The selloff in the dollar coincided with renewed concerns about America’s role as a reliable store of value amid aggressive trade moves by the Trump administration.
China Fires Back With Steep Tariffs
Fueling much of the anxiety is the deepening trade conflict with China. On Friday, Beijing raised tariffs on U.S. imports to 125%, escalating its economic retaliation after President Trump imposed new duties on Chinese goods earlier this week.
In a fiery statement, China’s Finance Ministry dismissed the latest U.S. tariffs as “a numbers game” with no real economic logic, warning that if Washington continues to “substantially infringe” on China’s interests, the country will “resolutely counter and fight to the end.”
Despite President Trump’s recent move to temporarily pause some tariffs for countries other than China, fears of a prolonged U.S.-China trade standoff continue to cloud the global economic outlook.

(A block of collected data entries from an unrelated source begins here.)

### feature_level_style_transfer_for_tsc_amd/csrc/fst_device.h

```cpp
#pragma once
#include "fst_common.h"

typedef __bf16 bf16x8 __attribute__((ext_vector_type(8)));
typedef __bf16 bf16x2 __attribute__((ext_vector_type(2)));
typedef float f32x2 __attribute__((ext_vector_type(2)));
typedef unsigned u32x4 __attribute__((ext_vector_type(4)));
typedef float f32x16 __attribute__((ext_vector_type(16)));

__device__ __forceinline__ void split_bf16_pair(float a, float b, unsigned& hi, unsigned& lo) {
  const f32x2 v = {a, b};
  hi = __builtin_bit_cast(unsigned, __builtin_convertvector(v, bf16x2));
  const f32x2 r = {a - __uint_as_float(hi << 16), b - __uint_as_float(hi & 0xffff0000u)};
  lo = __builtin_bit_cast(unsigned, __builtin_convertvector(r, bf16x2));
}

__device__ __forceinline__ void split_bf16x8(const float (&v)[8], bf16x8& hi, bf16x8& lo) {
  u32x4 h, l;
#pragma unroll
  for (int j = 0; j < 4; ++j) {
    unsigned hh, ll;
    split_bf16_pair(v[2 * j], v[2 * j + 1], hh, ll);
    h[j] = hh; l[j] = ll;
  }
  hi = __builtin_bit_cast(bf16x8, h);
// ... 31 lines not shown
  asm volatile("s_waitcnt vmcnt(%0)" ::"n"(N) : "memory");
}

__device__ __forceinline__ void lds_dma16(const void* gsrc, void* lds_dst) {
  __builtin_amdgcn_global_load_lds((const __attribute__((address_space(1))) void*)gsrc, (__attribute__((address_space(3))) void*)lds_dst,
                                   16, 0, 0);
}

#ifdef FST_STAMPS
__device__ __forceinline__ unsigned long long fst_now() {
  unsigned long long t;
  asm volatile("s_memtime %0\n\ts_waitcnt lgkmcnt(0)" : "=s"(t)::"memory");
  return t;
}
template <int N>
int fst_read_stamps(unsigned long long (&counters)[N], unsigned long long* out_host, int reset) {
  if (out_host) hipMemcpyFromSymbol(out_host, HIP_SYMBOL(counters), sizeof(counters));
  if (reset) { unsigned long long z[N] = {0}; hipMemcpyToSymbol(HIP_SYMBOL(counters), z, sizeof(z)); }
  return 0;
}
#define FST_T(var) const unsigned long long var = fst_now()
#define FST_ACC(slot, a, b) fst_sum_[slot] += (b) - (a)
#define FST_SUMS(N) unsigned long long fst_sum_[N] = {0}
#define FST_FLUSH(counters) \
  if (lane == 0) for (int i_ = 0; i_ < (int)(sizeof(fst_sum_) / sizeof(fst_sum_[0])); ++i_) atomicAdd(&counters[i_], fst_sum_[i_])
#else
#define FST_T(var)
#define FST_ACC(slot, a, b)
#define FST_SUMS(N)
#define FST_FLUSH(counters)
#endif
```

### feature_level_style_transfer_for_tsc_amd/ops.py

```python
from __future__ import annotations

import ctypes
import math
import os
from typing import Callable, Dict, List, NamedTuple, Optional, Sequence, Tuple

import torch

from . import _lib
from . import dist as _dist
from ._lib import WSrc, check, ptr, stream_ptr
from .plan import Plan, Segment, build_plan, pick_mb

EPI_RELU, EPI_ACC2, EPI_ATOMIC, EPI_ACC1 = 1, 2, 4, 8
GEMM_BF16X3 = 16
WGRAD_SLABS = 32
MATH = os.environ.get("FST_MATH", "bf16x3")
LDS_BUDGET = 96 * 1024
LDS_MULTI_CHUNK = 44 * 1024
PIPE_C = 16

_PARTIAL_BACKWARD = False


# ... 206 lines not shown
        flags |= GEMM_BF16X3
    msplit = M if msplit is None else msplit
    m2_start = msplit if m2_start is None else m2_start
    x0_bs, _ = _ncl(x0, "x0")
    x1_bs = _ncl(x1, "x1")[0] if x1 is not None else 0
    y_bs = _ncl(y, "y")[0] if y is not None else 0
    res_bs = _ncl(res, "res")[0] if res is not None else 0
    y2_bs = _ncl(y2, "y2")[0] if y2 is not None else 0
    t0 = KERNEL_TIMER.begin() if KERNEL_TIMER is not None else None
    check(lib.fst_conv_gemm(ptr(x0), x0_bs, ptr(x1), x1_bs, ptr(a), ptr(plan.dev(x0.device)), plan.host_ptr(),
                            plan.length, ptr(bias), ptr(y), y_bs, ptr(res), res_bs, ptr(y2), y2_bs, msplit, m2_start, B, L,
                            M, nb, ksplit, flags, stream_ptr()), "fst_conv_gemm")
    if t0 is not None:
        key = route_kernel_name(last_route())
        if KERNEL_TIMER.detail:
            key += f" M={M} rec={plan.total_records} dil={plan.dil}"
        rows_in = x0.size(1) + (x1.size(1) if x1 is not None else 0) + (res.size(1) if res is not None else 0)
        rows_out = (msplit if y is not None else 0) + ((M - m2_start) if y2 is not None else 0)
        if y2 is not None and flags & EPI_ACC2:
            rows_in += M - m2_start
        if flags & EPI_ACC1 and y is not None:
            rows_in += msplit
        KERNEL_TIMER.end(key, t0, 2.0 * B * L * _plan_macs_per_step(plan, M), 4.0 * B * L * (rows_in + rows_out))


def conv_wgrad(plan: Plan, x0: Tensor, x1: Optional[Tensor], dy: Tensor, dy2: Optional[Tensor], msplit: int, B: int,
               L: int, M: int, ksplit: int, x0_mul_off: int = 0) -> Tensor:
    lib = _lib.load()
    n_slabs = max(1, min(ksplit, B * ((L + 31) // 32)))
    da = torch.empty(n_slabs, plan.packed_floats, device=x0.device, dtype=torch.float32)
    x0_bs, _ = _ncl(x0, "x0")
    x1_bs = _ncl(x1, "x1")[0] if x1 is not None else 0
    dy_bs, _ = _ncl(dy, "dy")
    dy2_bs = _ncl(dy2, "dy2")[0] if dy2 is not None else 0
    t0 = KERNEL_TIMER.begin() if KERNEL_TIMER is not None else None
    bf3 = MATH == "bf16x3"
    check(lib.fst_conv_wgrad(ptr(x0), x0_bs, ptr(x1), x1_bs, ptr(dy), dy_bs, ptr(dy2), dy2_bs, msplit, ptr(da),
                             ptr(plan.dev(x0.device)), plan.host_ptr(), plan.length, B, L, M, ksplit,
                             (GEMM_BF16X3 if bf3 else 0) | WGRAD_SLABS, x0_mul_off, stream_ptr()),
          "fst_conv_wgrad")
    if t0 is not None:
        key = route_kernel_name(last_route())
        if KERNEL_TIMER.detail:
            key += f" M={M} rec={plan.total_records} ksplit={ksplit}"
        rows_in = x0.size(1) + (x1.size(1) if x1 is not None else 0) + M
        KERNEL_TIMER.end(key, t0, 2.0 * B * L * _plan_macs_per_step(plan, M), 4.0 * B * L * rows_in + 8.0 * plan.packed_floats)
# ... 1220 lines not shown
                                        _ptr_table(da_out), rs_b, rs_d, ptr(do), h2, do.numel(), ptr(d_u0), d_u0_bs, nl, B, L, n, h,
                                        numel, stream_ptr()), "fst_wn_stack_bwd_proj")
    else:
        check(lib.fst_wn_stack_bwd(_ptr_table(ts_list), _ptr_table(imgs_b), _ptr_table(imgs_d), _ptr_table(dgs), _ptr_table(da_out),
                                   rs_b, rs_d, ptr(d_out), ptr(d_u0), d_u0_bs, nl, B, L, n, h, numel, stream_ptr()),
              "fst_wn_stack_bwd")
    if t0 is not None:
        sr = n if do is None else h2
        flops = 2.0 * B * L * (n * ((n + sr) * nl - n) + nl * 2 * n * (3 * n + h))
        rows = nl * (2 * n + sr + 2 * 2 * n + 2 * h) + n * sum(t is not None for t in da_out)
        KERNEL_TIMER.end("wn_stack_bwd_kernel", t0, flops, 4.0 * B * L * rows)


def _wn_layer(S: WNSpecs, ts: Sequence[Tensor], i: int):
    n, nl = S.n, S.n_layers
    rows = slice(2 * n * i, 2 * n * (i + 1))
    return ts[6 + i], ts[2][rows], ts[6 + nl + i], ts[3][rows], ts[6 + 2 * nl + i], ts[6 + 3 * nl + i]


def wn_infer_enabled() -> bool:
    return os.environ.get("FST_WN_INFER", "1") != "0"


def _wn_forward(specs: WNSpecs, u0: Tensor, flat: Tensor, save: bool = True):
    S, nl, n, h = specs, specs.n_layers, specs.n, specs.h
    flat = flat.contiguous()
    W = S.unflatten(flat)
    B, _, L = u0.shape
    dev = u0.device
    infer = not save and wn_infer_enabled()
    y0 = torch.empty(B, n, L, device=dev, dtype=torch.float32) if infer else empty_with_slack(B, n, L, dev)
    a = S.start.forward(u0, None, W[0], None, W[1], y=y0)
    fused = wn_fused_ok(n, h, L, a, u0, kernel=S.kernel)
    if fused:
        out = torch.empty(B, n, L, device=dev, dtype=torch.float32)
        imgs = wn_pack_layers([_wn_layer(S, W, i) for i in range(nl)], n, h)
        if infer:
            other = torch.empty_like(a) if nl > 1 else None
            a_list, ts_list = [a if i % 2 == 0 else other for i in range(nl)], None
        else:
            a_list = [a] + [empty_with_slack(B, n, L, dev) for _ in range(nl - 1)]
            ts_list = [torch.empty(B, 2 * n, L, device=dev, dtype=torch.float32) for _ in range(nl)]
        if wn_stack_fwd_ok(n, h, L, nl, B):
            _wn_stack_forward(not infer, a_list, u0, imgs, ts_list or (), out, n, h)
        else:
            for i in range(nl):
                last = i == nl - 1
                _wn_layer_forward(not infer, a_list[i], u0, imgs[i], ts_list[i] if ts_list else None, None,
                                  None if last else a_list[i + 1], out, i == 0, last, n, h, 2 ** i)
        if infer:
            return S.end.forward(out, None, W[4], None, W[5]), True, ()
        acts_list = ts_list
    else:
        lib = _lib.load()
        out = torch.zeros(B, n, L, device=dev, dtype=torch.float32)
        bias_g = torch.stack(W[6 + nl: 6 + 2 * nl]) + W[3].view(nl, 2 * n)
        a_list, ts_list, acts_list = [a], [], []
        for i in range(nl):
            in_w, cond_w, _, _, rs_w, rs_b = _wn_layer(S, W, i)
            g = S.ins[i].forward(a, u0, in_w, cond_w, bias_g[i])
            acts = torch.empty(B, n, L, device=dev, dtype=torch.float32)
            check(lib.fst_gate_fwd(ptr(g), ptr(acts), B, n, L, _gate_numel(acts, g), stream_ptr()), "fst_gate_fwd")
            ts_list.append(g)
            acts_list.append(acts)
            if i < nl - 1:
                a_next = torch.empty_like(a)
                S.rs[i].forward(acts, None, rs_w, None, rs_b, y=a_next, res=a, y2=out, msplit=n, flags=EPI_ACC2)
                a = a_next
                a_list.append(a)
            else:
                S.rs[i].forward(acts, None, rs_w, None, rs_b, y=None, y2=out, msplit=0, flags=EPI_ACC2)
    o = S.end.forward(out, None, W[4], None, W[5])
    return o, fused, (u0, out, *a_list, *ts_list, *acts_list, flat)


def _wn_backward(S: WNSpecs, fused: bool, sv, do: Tensor, d_u0: Tensor, need_w: bool, pool: Optional["WNGradPool"] = None):
    nl, h, n = S.n_layers, S.h, S.n
    u0, out, flat = sv[0], sv[1], sv[2 + 3 * nl]
    a_list, ts_list, acts_list = sv[2: 2 + nl], sv[2 + nl: 2 + 2 * nl], sv[2 + 2 * nl: 2 + 3 * nl]
    W = S.unflatten(flat)
    B, _, L = u0.shape
    deferring = need_w and pool is not None and fused and any(
        wn_wgrad_ok(0, B, L, n, h, 2 ** i, a_list[i]) or wn_wgrad_ok(1, B, L, n, h, 2 ** i) for i in range(nl))
    d_flat = (torch.zeros_like(flat) if deferring else torch.empty_like(flat)) if need_w else None
    G = S.unflatten(d_flat) if need_w else None
    do = do.contiguous()

    stack = fused and all(wn_dgrad_ok(n, h, 2 ** i) for i in range(nl)) and wn_stack_bwd_ok(n, h, L, nl)
    proj = stack and wn_skip_proj_ok(h, need_w)
    d_out = None if proj and not need_w else S.end.grad_x0(do, W[4])
    da_sums = None
    if need_w:
        S.end.grad_w(out, None, do, out0=G[4])
        row_sum(do, out=G[5])
        d_out_sum = row_sum(d_out, out=G[6 + 4 * nl - 1])
        o0 = S.offsets[6 + 3 * nl]
        d_rs_b = d_flat[o0: o0 + (nl - 1) * 2 * n].view(nl - 1, 2 * n)
        d_rs_b[:, n:] = d_out_sum
        da_sums = [G[1]] + [d_rs_b[i, :n] for i in range(nl - 1)]
    part_b = part_d = None
    if not fused:
        d_a = _wn_backward_unfused(S, W, G, a_list, ts_list, acts_list, u0, d_out, d_u0, da_sums)
    elif stack:
        d_a, part_b, part_d = _wn_backward_stack(S, W, G, a_list, ts_list, u0, d_out, d_u0, pool, do if proj else None)
    else:
        d_a, part_b, part_d = _wn_backward_layers(S, W, G, a_list, ts_list, u0, d_out, d_u0, da_sums, pool)
    S.start.grad_x0(d_a, W[0], out=d_u0, flags=EPI_ACC1)
    if need_w:
        S.start.grad_w(u0, None, d_a, out0=G[0])
        o0 = S.offsets[6 + nl]
        if part_b is not None:
            torch.sum(part_b[:, : 2 * n, :], dim=2, out=d_flat[o0: o0 + nl * 2 * n].view(nl, 2 * n))
        if part_d is not None:
            if nl > 1:
                torch.sum(part_d[1:, :n, :], dim=2, out=d_rs_b[:, :n])
            torch.sum(part_d[0, :n, :], dim=1, out=G[1])
        G[3].copy_(d_flat[o0: o0 + nl * 2 * n])
    return d_flat
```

Economists warn that sustained tensions between the two largest economies could spark a global recession.
Consumer Confidence Wanes Amid Inflation Fears
A fresh report from the University of Michigan showed that consumer sentiment has plunged, with Americans across all demographics expressing pessimism. Survey director Joanne Hsu said the decline was “pervasive and unanimous” across age, income, education, region, and political alignment.
Adding to concerns, the survey found that U.S. consumers expect inflation to hit 6.7% over the next year, the highest projection since 1981. Such expectations can feed into actual inflation by influencing consumer behavior and wage demands — a dynamic economists refer to as a feedback loop.
Corporate Earnings Offer Some Relief
Despite the overarching gloom, corporate America offered glimmers of positivity. JPMorgan Chase, Morgan Stanley, and Wells Fargo released first-quarter earnings reports that mostly beat expectations.
- JPMorgan Chase jumped 4.5% after delivering a solid earnings beat.
- Morgan Stanley rose 2% on similar strength.
- Wells Fargo dipped 1%, disappointing investors despite profit growth.
These early earnings reports are closely watched as bellwethers for the broader market. Positive results can temporarily soothe investor nerves and encourage short-term buying, as seen in Friday’s rally.
Inflation Report Brings Temporary Calm
Another potentially encouraging signal came from a wholesale inflation report, which showed March prices rising less than expected. That opens the door for the Federal Reserve to cut interest rates if necessary, though economists caution that the data may be outdated.
If Trump’s tariffs continue to impact supply chains and raise input costs, inflation may rise again in coming months — possibly limiting the Fed’s ability to act. A delayed inflation spike could further complicate monetary policy heading into the second half of the year.
Global Markets Remain Mixed
International markets offered no clear consensus. In Europe, Germany’s DAX index dropped 0.9%, while London’s FTSE 100 rose 0.6% after the UK reported unexpected economic growth in February. In Asia, Japan’s Nikkei 225 fell 3%, signaling concern in one of the world’s largest export economies. Hong Kong’s Hang Seng climbed 1.1%, showing resilience despite the regional uncertainty.
Outlook: Caution Amid Conflicting Signals
While Friday’s rally capped a wild week with optimism, experts warn that volatility is far from over. With inflation expectations rising, consumer confidence falling, and geopolitical tensions growing, markets may remain turbulent.
According to Darrell Cronk, president of the Wells Fargo Investment Institute, “We remain in the early innings of this global trade regime change.” He added that while a 90-day tariff pause helped ease some pressure, the broader uncertainty “prolongs volatility.”
Investors are now watching closely for Fed commentary, further earnings reports, and any developments in the U.S.-China trade conflict to gauge the path forward.